I wake up from my sleep, silencing the buzzing from my alarm. I made sure to put my phone on silent as to not wake my mother- she’s a very light sleeper. I sit up straight- glancing around at my surroundings. A chocolate brown futon pushed up against the window in my mothers dining room, a green leaf patterned blanket laying on my lap, a black desk pushed into the corner- on top- a computer I purchased for a youtube career that I never had the courage to start. I sat silently for a moment- staring into the kitchen. Contemplating, I’ve experienced so much pain, is it wrong for me to want this to be painless? Dissociating, a memory popped into my head, a girl drowned at the lake across the street from my mothers apartment building. The girl was never found, the life guards would always warn the swimmers about going into the water on the wrong side of the divide; The tide could pull you under, you wouldn’t survive. A fleeting memory, it was time to get moving- my mother would be awake in 3 hours.

I quietly got dressed- grey capri shorts, a white and grey horizontal stripped shirt with the sides longer then the front and back. I tied a blue bandana around my recently shaved head, I did a terrible job. I had uneven patches of hair all over and I was embarrassed to be a woman- even in the middle of the night. I was embarrassed, I was ashamed, I was everything I was cursed to be. I slid on some brown and blue boat shoes, I wanted to try something new when I brought them- you know, switch up my style. Those were hands down my most comfortable pair of shoes. I was dressed in 5 minutes flat, I stood in silence for 10 more minutes- I was scared.

I heard another buzzing from my phone, a reminder set for 3:15am just in case I slept through the first alarm. I jolted from my trans, quickly silencing the buzzing, grabbing my blue medicine case, my keys, and purposely leaving my phone. Opening the back door a humid breeze hit me, I quickly shut the door behind me making sure to not let the air out. I stood atop the third floor apartment terrace starring out at the water, the perfect view-to die for. I needed to keep moving, my anxiety was starting to take over. I started down the metal black painted steps, pushing the intrusive spider webs to the side- being careful not to disturb their homes, I appreciated not having to fight through a swarm of nets. I always had a weird relationship with bugs, animals and inanimate objects- I always felt insignificant- a commonality, so I made sure to say bye to the spiders.

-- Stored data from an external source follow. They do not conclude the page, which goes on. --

def rasterize_depth_batch(means3D, opacities, scales, rotations, cov3D_precomp, scale_modifier, viewmatrices, projmatrices,
                          camposes, tanfovxs, tanfovys, image_height, image_width, buffer_length, plane_normal=None,
                          plane_offset=None, plane_mode=2, debug=False):
    lib = _lib.load()
    device = means3D.device
    if not means3D.is_cuda:
        raise RuntimeError("means3D must live on a HIP device (libibgs_rast.so has no CPU path)")
    n = int(viewmatrices.shape[0])
    if not (1 <= n <= _lib.MAX_VIEWS):
        raise RuntimeError("rasterize_depth_batch: 1..%d views per call" % _lib.MAX_VIEWS)
    if not plane_mode:
        raise RuntimeError("rasterize_depth_batch needs plane_mode 1 (learnt normal) or 2 (smallest axis)")
    P, H, W = int(means3D.size(0)), int(image_height), int(image_width)
    with torch.cuda.device(device), torch.no_grad():
        depths = (torch.empty if P else torch.zeros)(n, 1, H, W, dtype=torch.float32, device=device)
        radii = (torch.empty if P else torch.zeros)(n, P, dtype=torch.int32, device=device)
        if P == 0:
            return depths, radii
        m_c = _dev_f32(means3D, device); o_c = _dev_f32(opacities, device)
        s_c = _dev_f32(scales, device); r_c = _dev_f32(rotations, device); cov_c = _dev_f32(cov3D_precomp, device)
        vm_c = _dev_f32(viewmatrices.reshape(n, 16), device); pm_c = _dev_f32(projmatrices.reshape(n, 16), device)
        cp_c = _dev_f32(camposes.reshape(n, 3), device)
        pn_c = _dev_f32(plane_normal, device); po_c = _dev_f32(plane_offset, device)
        bg_c = _zeros_view((3,), device).contiguous()
        gy = (H + 15) // 16
        geom = torch.empty(lib.ibgs_required_geom(n * P), dtype=torch.uint8, device=device)
        img = torch.empty(lib.ibgs_required_img(W, n * 16 * gy if n > 1 else H), dtype=torch.uint8, device=device)
        holder = {}

        def _alloc(nbytes, _user):
            try:
                holder["t"] = torch.empty(int(nbytes), dtype=torch.uint8, device=device)
                return holder["t"].data_ptr()
            except Exception as ex:
                holder["err"] = ex
                return 0

        cb = _lib.ALLOC_FN(_alloc)
        a = _lib.ForwardArgs()
        a.stream = torch.cuda.current_stream(device).cuda_stream
        a.P, a.D, a.M, a.W, a.H = P, 0, 0, W, H
        a.means3D = _ptr(m_c); a.opacities = _ptr(o_c); a.scales = _ptr(s_c); a.rotations = _ptr(r_c); a.cov3D_precomp = _ptr(cov_c)
        a.scale_modifier = float(scale_modifier)
        a.bg = _ptr(bg_c); a.viewmatrix = _ptr(vm_c); a.projmatrix = _ptr(pm_c); a.campos = _ptr(cp_c)
        a.tanfovx = float(tanfovxs[0]); a.tanfovy = float(tanfovys[0])
        a.n_src = 1; a.buffer_length = int(buffer_length); a.depth_error_threshold = 0.0
        a.render_geo = 0; a.render_depth_only = 1
        a.flags = (_lib.FLAG_DEBUG if debug else 0) | (0 if TILE_CULL else _lib.FLAG_NO_TILE_CULL) | (0 if REF_POWER_SKIP else _lib.FLAG_NO_REF_POWER_SKIP)
        a.geom = geom.data_ptr(); a.geom_bytes = geom.numel(); a.img = img.data_ptr(); a.img_bytes = img.numel()
        a.binning_alloc = cb; a.binning_user = None
        a.radii = radii.data_ptr(); a.out_depth = depths.data_ptr()
        a.plane_normal = _ptr(pn_c); a.plane_offset = _ptr(po_c); a.plane_mode = int(plane_mode)
        a.n_views = n if n > 1 else 0
        for v in range(n):
            a.view_tanfovx[v] = float(tanfovxs[v]); a.view_tanfovy[v] = float(tanfovys[v])
        hkey = (device.index, P, W, H, "depth_batch", n)
        hist = _last_rendered.get(hkey) if (RENDERED_HINT and not debug) else None
        prev = max(hist) if hist else 0
        a.rendered_hint = (prev + prev // 4 + 4096) if prev > 0 else 0
        rc = lib.ibgs_forward(ctypes.byref(a))
        if rc < 0:
            if "err" in holder:
                raise holder["err"]
            raise RuntimeError("ibgs_forward (depth batch) failed (%d): %s" % (rc, _lib.last_error()))
        _last_rendered[hkey] = ((hist or []) + [int(rc)])[-RENDERED_WINDOW:]
    return depths, radii


_EMPTY = torch.Tensor([])


class _RasterizeGaussians(torch.autograd.Function):
    @staticmethod
    def forward(ctx, means3D, means2D, means2D_abs, sh, colors_precomp, opacities, scales, rotations,
                cov3Ds_precomp, all_maps, raster_settings, plane_normal=None, plane_offset=None, plane_mode=0, sh_rest=None):
        plane = (plane_normal, plane_offset, int(plane_mode)) if plane_mode else None
        kw = {"plane": plane} if plane is not None else {}
        if sh_rest is not None:
            kw["sh_rest"] = sh_rest
        if raster_settings.render_geo and getattr(raster_settings, "src_depth_slots", None) is not None:
            kw["depth_slots"] = raster_settings.src_depth_slots
        args = (
            raster_settings.bg, means3D, colors_precomp, opacities, scales, rotations,
            raster_settings.scale_modifier, cov3Ds_precomp, all_maps,
            raster_settings.viewmatrix, raster_settings.projmatrix,
            raster_settings.ref_to_src_list, raster_settings.src_cam_pos, raster_settings.src_images,
            raster_settings.src_rendered_depths, raster_settings.nb_src_images,
            raster_settings.buffer_length, raster_settings.depth_error_threshold,
            raster_settings.tanfovx, raster_settings.tanfovy,
            raster_settings.image_height, raster_settings.image_width,
            sh, raster_settings.sh_degree, raster_settings.campos, raster_settings.prefiltered,
            raster_settings.render_geo, raster_settings.render_depth_only, raster_settings.debug,
        )
        if raster_settings.debug:
            cpu_args = cpu_deep_copy_tuple(args)
            try:
                res = _C.rasterize_gaussians(*args, **kw)
            except Exception as ex:
                torch.save(cpu_args, "snapshot_fw.dump")
                print("\nAn error occured in forward. Please forward snapshot_fw.dump for debugging.")
                raise ex
        else:
            res = _C.rasterize_gaussians(*args, **kw)
        (num_rendered, color, radii, out_normal_map, out_median_intersected_depth, out_cam_feat, out_warped_image,
         out_min_depth_diff, out_camera_ray, out_use_first_src_frame, geomBuffer, binningBuffer, imgBuffer) = res

        ctx.raster_settings = raster_settings
        ctx.packed_tex, _CModule.last_tex = _CModule.last_tex, None
        ctx.plane_mode = int(plane_mode) if plane is not None else 0
        ctx.num_rendered = num_rendered
        ctx.set_materialize_grads(False)
        none = _EMPTY
        ctx.save_for_backward(out_normal_map, out_median_intersected_depth, out_warped_image, colors_precomp,
                              all_maps, means3D, scales, rotations, cov3Ds_precomp, radii, sh,
                              plane_normal if plane_normal is not None else none, plane_offset if plane_offset is not None else none,
                              sh_rest if sh_rest is not None else none,
                              geomBuffer, binningBuffer, imgBuffer)
        ctx.has_sh_rest = sh_rest is not None
        ctx.mark_non_differentiable(radii, out_use_first_src_frame)
        return (color, radii, out_normal_map, out_median_intersected_depth, out_cam_feat, out_warped_image,
                out_min_depth_diff, out_camera_ray, out_use_first_src_frame)

    @staticmethod
    def backward(ctx, grad_out_color, grad_radii, grad_out_normal_map, grad_out_median_intersected_depth,
                 grad_out_cam_feat, grad_out_warped_image, grad_out_min_depth_diff, grad_out_camera_ray,
                 grad_out_use_first_src_frame):
        num_rendered = ctx.num_rendered
        raster_settings = ctx.raster_settings
        (normal_map_pixels, median_intersected_depth_pixels, warped_image_pixels, colors_precomp, all_maps, means3D,
         scales, rotations, cov3Ds_precomp, radii, sh, plane_normal, plane_offset, sh_rest, geomBuffer, binningBuffer, imgBuffer) = ctx.saved_tensors
        kw = {}
        if ctx.has_sh_rest:
            kw["sh_rest"] = sh_rest
        if ctx.plane_mode:
            kw["plane"] = (plane_normal if plane_normal.numel() else None, plane_offset if plane_offset.numel() else None, ctx.plane_mode)
        if getattr(ctx, "packed_tex", None) is not None:
            kw["packed_tex"] = ctx.packed_tex
        kw["skip_unused"] = True
        kw["buffer_length"] = int(raster_settings.buffer_length)
        kw["want_abs"] = bool(ctx.needs_input_grad[2]) or not NO_ABS_GRAD_WHEN_UNUSED

        args = (raster_settings.bg, normal_map_pixels, median_intersected_depth_pixels, warped_image_pixels,
                means3D, radii, colors_precomp, all_maps, scales, rotations, raster_settings.scale_modifier,
                cov3Ds_precomp, raster_settings.viewmatrix, raster_settings.projmatrix,
                raster_settings.ref_to_src_list, raster_settings.src_cam_pos, raster_settings.src_images,
                raster_settings.src_rendered_depths, raster_settings.nb_src_images,
                raster_settings.tanfovx, raster_settings.tanfovy,
                grad_out_color, grad_out_normal_map, grad_out_median_intersected_depth, grad_out_warped_image,
                sh, raster_settings.sh_degree, raster_settings.campos, geomBuffer, num_rendered, binningBuffer,
                imgBuffer, raster_settings.render_geo, raster_settings.debug)
        if raster_settings.debug:
            cpu_args = cpu_deep_copy_tuple(args)
            try:
                res = _C.rasterize_gaussians_backward(*args, **kw)
            except Exception as ex:
                torch.save(cpu_args, "snapshot_bw.dump")
                print("\nAn error occured in backward. Writing snapshot_bw.dump for debugging.\n")
                raise ex
        else:
            res = _C.rasterize_gaussians_backward(*args, **kw)
        (grad_means2D, grad_means2D_abs, grad_colors_precomp, grad_opacities, grad_means3D, grad_cov3Ds_precomp,
         grad_sh, grad_scales, grad_rotations, grad_all_map) = res[:10]
        grad_plane_normal, grad_plane_offset = (res[10], res[11]) if ctx.plane_mode else (None, None)
        grad_sh_rest = res[12] if ctx.has_sh_rest else None
        return (grad_means3D, grad_means2D, grad_means2D_abs, grad_sh, grad_colors_precomp, grad_opacities,
                grad_scales, grad_rotations, grad_cov3Ds_precomp, grad_all_map, None, grad_plane_normal, grad_plane_offset, None, grad_sh_rest)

It was dead silent, so quiet- my steps sounding like thunder to me. I quickly shuffled down the side walkway to the entrance. I slowly turned the lock and opened the gate- cringing at the sound of metal rubbing metal. I slipped out and shut the gate slowly to try and muffle the noise; although I was already outside, I still worried about waking my mother. A deep breath in- I was free. I walked around the corner of my building to the 24 hour gas station that set right on the corner of Sheridan and Touhy. I opened the door hearing the ding dong sound, making sure to wave at the cashier. He would always flirted with me, but I knew he was just being nice- I clearly wasn’t attractive - I wasn’t even trying to be. He knew me as the girl who came in the middle of the night to buy enough snacks for 3 people, but it was all meant for me. Not this night though, this night I grabbed a mango flavored Arizona only. I placed the drink on the counter- immediately remembering I left my wallet, FUCK! I ruined the plan I screamed in my head.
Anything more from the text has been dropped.